Start of DATASET CONTENT

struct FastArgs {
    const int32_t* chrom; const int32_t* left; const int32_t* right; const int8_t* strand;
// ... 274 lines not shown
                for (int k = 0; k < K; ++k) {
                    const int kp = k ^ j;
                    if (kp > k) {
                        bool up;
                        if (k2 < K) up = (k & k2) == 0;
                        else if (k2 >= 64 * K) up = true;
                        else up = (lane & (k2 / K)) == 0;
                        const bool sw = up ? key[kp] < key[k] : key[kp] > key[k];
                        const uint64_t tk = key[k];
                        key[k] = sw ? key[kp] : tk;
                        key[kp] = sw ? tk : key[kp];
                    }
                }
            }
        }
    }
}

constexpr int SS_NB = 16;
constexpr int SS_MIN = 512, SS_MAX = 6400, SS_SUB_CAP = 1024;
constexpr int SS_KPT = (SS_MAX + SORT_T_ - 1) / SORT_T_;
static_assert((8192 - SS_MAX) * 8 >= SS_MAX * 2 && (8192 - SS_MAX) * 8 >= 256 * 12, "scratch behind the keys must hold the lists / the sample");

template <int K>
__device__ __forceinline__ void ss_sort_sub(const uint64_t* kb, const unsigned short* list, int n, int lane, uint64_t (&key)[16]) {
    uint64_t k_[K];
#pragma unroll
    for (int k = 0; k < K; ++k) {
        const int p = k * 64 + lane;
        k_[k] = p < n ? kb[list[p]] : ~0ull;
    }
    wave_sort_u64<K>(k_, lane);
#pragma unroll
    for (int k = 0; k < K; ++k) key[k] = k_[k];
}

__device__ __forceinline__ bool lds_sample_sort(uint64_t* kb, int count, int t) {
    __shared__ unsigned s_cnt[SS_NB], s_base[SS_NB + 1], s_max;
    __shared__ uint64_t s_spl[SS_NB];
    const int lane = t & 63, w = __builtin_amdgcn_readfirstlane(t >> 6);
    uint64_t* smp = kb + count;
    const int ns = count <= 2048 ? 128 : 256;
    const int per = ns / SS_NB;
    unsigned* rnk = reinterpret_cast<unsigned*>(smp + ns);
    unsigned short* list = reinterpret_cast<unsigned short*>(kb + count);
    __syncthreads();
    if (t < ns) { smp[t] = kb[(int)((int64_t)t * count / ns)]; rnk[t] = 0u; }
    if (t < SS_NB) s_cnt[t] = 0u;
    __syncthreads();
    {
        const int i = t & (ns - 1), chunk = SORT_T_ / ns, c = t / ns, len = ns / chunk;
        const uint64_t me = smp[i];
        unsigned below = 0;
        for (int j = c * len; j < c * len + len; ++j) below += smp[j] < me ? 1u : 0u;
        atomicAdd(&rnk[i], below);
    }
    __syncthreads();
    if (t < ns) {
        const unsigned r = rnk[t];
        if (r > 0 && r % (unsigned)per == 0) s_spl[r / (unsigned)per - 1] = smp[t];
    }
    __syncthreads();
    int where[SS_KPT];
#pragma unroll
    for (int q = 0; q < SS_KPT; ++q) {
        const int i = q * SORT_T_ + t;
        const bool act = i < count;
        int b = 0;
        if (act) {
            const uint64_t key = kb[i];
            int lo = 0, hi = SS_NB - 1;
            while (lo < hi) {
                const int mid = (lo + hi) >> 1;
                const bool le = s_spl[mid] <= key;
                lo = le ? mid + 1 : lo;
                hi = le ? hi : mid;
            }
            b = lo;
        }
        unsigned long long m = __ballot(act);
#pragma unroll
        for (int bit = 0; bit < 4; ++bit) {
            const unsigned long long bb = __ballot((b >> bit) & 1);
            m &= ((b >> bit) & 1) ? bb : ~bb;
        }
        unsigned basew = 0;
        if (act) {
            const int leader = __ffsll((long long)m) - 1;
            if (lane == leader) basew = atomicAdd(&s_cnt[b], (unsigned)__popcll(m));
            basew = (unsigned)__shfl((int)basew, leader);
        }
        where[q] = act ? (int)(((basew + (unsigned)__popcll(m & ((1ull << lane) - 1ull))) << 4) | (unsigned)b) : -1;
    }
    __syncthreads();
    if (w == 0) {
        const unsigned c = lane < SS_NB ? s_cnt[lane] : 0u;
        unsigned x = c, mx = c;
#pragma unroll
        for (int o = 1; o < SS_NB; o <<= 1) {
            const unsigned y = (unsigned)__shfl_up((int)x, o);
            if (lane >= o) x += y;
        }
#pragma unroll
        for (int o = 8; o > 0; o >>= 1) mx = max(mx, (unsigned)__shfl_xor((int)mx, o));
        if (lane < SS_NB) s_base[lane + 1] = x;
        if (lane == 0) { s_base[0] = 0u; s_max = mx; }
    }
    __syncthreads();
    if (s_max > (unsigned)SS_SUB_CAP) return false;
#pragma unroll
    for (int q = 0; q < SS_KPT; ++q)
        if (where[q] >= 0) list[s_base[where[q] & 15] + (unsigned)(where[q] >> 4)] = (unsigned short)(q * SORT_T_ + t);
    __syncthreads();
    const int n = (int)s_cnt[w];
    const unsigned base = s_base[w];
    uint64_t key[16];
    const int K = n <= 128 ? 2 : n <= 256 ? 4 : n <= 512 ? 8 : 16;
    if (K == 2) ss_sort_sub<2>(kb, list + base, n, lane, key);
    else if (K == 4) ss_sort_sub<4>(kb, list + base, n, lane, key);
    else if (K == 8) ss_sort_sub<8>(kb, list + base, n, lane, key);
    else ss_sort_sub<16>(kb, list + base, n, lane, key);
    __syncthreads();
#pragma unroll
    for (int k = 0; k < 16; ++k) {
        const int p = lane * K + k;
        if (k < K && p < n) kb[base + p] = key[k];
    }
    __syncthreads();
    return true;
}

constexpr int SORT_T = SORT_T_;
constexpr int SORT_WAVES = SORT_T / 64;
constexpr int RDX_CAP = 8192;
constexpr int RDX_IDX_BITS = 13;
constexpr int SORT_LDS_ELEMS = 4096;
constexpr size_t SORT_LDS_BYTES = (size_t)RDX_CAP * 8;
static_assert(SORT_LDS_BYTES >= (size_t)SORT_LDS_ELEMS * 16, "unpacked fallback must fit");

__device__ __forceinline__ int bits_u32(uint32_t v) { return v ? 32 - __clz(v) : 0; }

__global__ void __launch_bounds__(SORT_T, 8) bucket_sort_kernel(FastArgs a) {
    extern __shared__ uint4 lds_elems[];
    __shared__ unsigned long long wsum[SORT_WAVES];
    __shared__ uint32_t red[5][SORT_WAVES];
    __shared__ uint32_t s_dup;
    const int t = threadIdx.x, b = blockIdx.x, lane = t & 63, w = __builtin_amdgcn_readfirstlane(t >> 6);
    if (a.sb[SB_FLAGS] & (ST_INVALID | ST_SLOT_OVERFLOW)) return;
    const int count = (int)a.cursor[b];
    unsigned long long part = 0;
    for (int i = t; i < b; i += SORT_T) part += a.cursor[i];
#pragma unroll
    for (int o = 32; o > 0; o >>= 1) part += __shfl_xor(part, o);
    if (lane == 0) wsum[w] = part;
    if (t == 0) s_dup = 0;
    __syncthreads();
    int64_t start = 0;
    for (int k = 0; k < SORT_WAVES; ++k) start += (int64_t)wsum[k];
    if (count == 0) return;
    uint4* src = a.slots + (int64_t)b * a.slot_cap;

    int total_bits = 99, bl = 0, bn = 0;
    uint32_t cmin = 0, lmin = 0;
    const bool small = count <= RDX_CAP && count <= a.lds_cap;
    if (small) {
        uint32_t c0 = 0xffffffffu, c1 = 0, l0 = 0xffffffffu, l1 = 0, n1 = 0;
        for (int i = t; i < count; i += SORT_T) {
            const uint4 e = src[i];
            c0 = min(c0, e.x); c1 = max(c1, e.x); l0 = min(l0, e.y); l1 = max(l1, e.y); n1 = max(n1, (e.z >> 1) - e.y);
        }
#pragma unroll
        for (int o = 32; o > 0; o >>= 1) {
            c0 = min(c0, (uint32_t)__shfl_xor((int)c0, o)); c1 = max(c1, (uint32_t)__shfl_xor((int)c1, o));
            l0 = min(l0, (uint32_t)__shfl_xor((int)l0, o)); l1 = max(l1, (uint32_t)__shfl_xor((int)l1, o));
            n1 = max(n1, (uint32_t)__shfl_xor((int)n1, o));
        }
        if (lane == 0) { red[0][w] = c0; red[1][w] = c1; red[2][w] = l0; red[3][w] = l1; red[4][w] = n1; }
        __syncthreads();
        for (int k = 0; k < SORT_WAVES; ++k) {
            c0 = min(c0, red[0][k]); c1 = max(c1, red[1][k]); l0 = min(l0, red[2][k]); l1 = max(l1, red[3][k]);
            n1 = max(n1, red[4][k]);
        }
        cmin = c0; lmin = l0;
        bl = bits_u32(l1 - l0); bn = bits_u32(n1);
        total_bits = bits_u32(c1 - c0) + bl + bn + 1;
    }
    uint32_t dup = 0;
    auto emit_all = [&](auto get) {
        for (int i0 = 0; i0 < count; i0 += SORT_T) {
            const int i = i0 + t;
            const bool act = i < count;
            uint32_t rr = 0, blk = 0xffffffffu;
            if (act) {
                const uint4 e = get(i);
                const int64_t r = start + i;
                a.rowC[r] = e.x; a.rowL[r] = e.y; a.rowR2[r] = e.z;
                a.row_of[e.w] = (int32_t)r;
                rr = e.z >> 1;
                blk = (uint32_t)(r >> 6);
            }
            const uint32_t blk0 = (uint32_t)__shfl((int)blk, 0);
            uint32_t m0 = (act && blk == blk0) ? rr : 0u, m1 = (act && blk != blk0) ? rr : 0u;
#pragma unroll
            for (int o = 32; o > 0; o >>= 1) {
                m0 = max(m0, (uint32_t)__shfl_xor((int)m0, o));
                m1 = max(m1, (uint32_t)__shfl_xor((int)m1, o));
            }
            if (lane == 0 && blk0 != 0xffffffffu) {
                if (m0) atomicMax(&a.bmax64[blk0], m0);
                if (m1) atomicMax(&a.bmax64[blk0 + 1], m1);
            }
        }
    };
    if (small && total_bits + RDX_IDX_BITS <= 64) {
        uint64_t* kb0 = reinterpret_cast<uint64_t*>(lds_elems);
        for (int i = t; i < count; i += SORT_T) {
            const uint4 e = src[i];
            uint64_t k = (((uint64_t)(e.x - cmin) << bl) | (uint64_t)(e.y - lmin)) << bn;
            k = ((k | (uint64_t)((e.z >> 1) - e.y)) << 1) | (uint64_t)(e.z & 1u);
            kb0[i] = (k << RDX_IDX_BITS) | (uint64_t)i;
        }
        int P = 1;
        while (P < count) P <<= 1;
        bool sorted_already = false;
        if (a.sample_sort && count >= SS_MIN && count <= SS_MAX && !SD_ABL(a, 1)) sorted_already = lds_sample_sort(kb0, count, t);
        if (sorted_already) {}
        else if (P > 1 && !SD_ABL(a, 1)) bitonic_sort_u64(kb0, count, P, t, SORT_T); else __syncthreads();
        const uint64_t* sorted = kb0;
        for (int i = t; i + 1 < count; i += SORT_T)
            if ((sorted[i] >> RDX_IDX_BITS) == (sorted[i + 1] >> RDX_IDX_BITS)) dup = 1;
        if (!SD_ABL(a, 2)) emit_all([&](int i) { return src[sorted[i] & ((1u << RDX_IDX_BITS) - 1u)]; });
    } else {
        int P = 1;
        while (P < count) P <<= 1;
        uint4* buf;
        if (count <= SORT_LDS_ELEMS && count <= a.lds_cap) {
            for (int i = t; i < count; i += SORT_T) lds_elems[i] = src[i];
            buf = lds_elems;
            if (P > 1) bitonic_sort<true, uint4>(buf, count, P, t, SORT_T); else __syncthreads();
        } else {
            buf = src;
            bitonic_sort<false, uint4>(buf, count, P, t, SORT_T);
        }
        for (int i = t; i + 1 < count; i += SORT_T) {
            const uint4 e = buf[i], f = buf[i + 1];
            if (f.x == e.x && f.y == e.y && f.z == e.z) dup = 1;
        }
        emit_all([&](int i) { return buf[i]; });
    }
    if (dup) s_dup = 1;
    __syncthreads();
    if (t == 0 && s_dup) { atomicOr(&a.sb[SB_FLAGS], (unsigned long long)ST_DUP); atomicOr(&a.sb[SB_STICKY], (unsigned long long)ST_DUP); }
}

End of DATASET CONTENT

WORK TO BE COMPLETED
Give the number of lines in the material above that have the word "where" in them, and nothing more.

SOLUTION TO THIS PROBLEM
3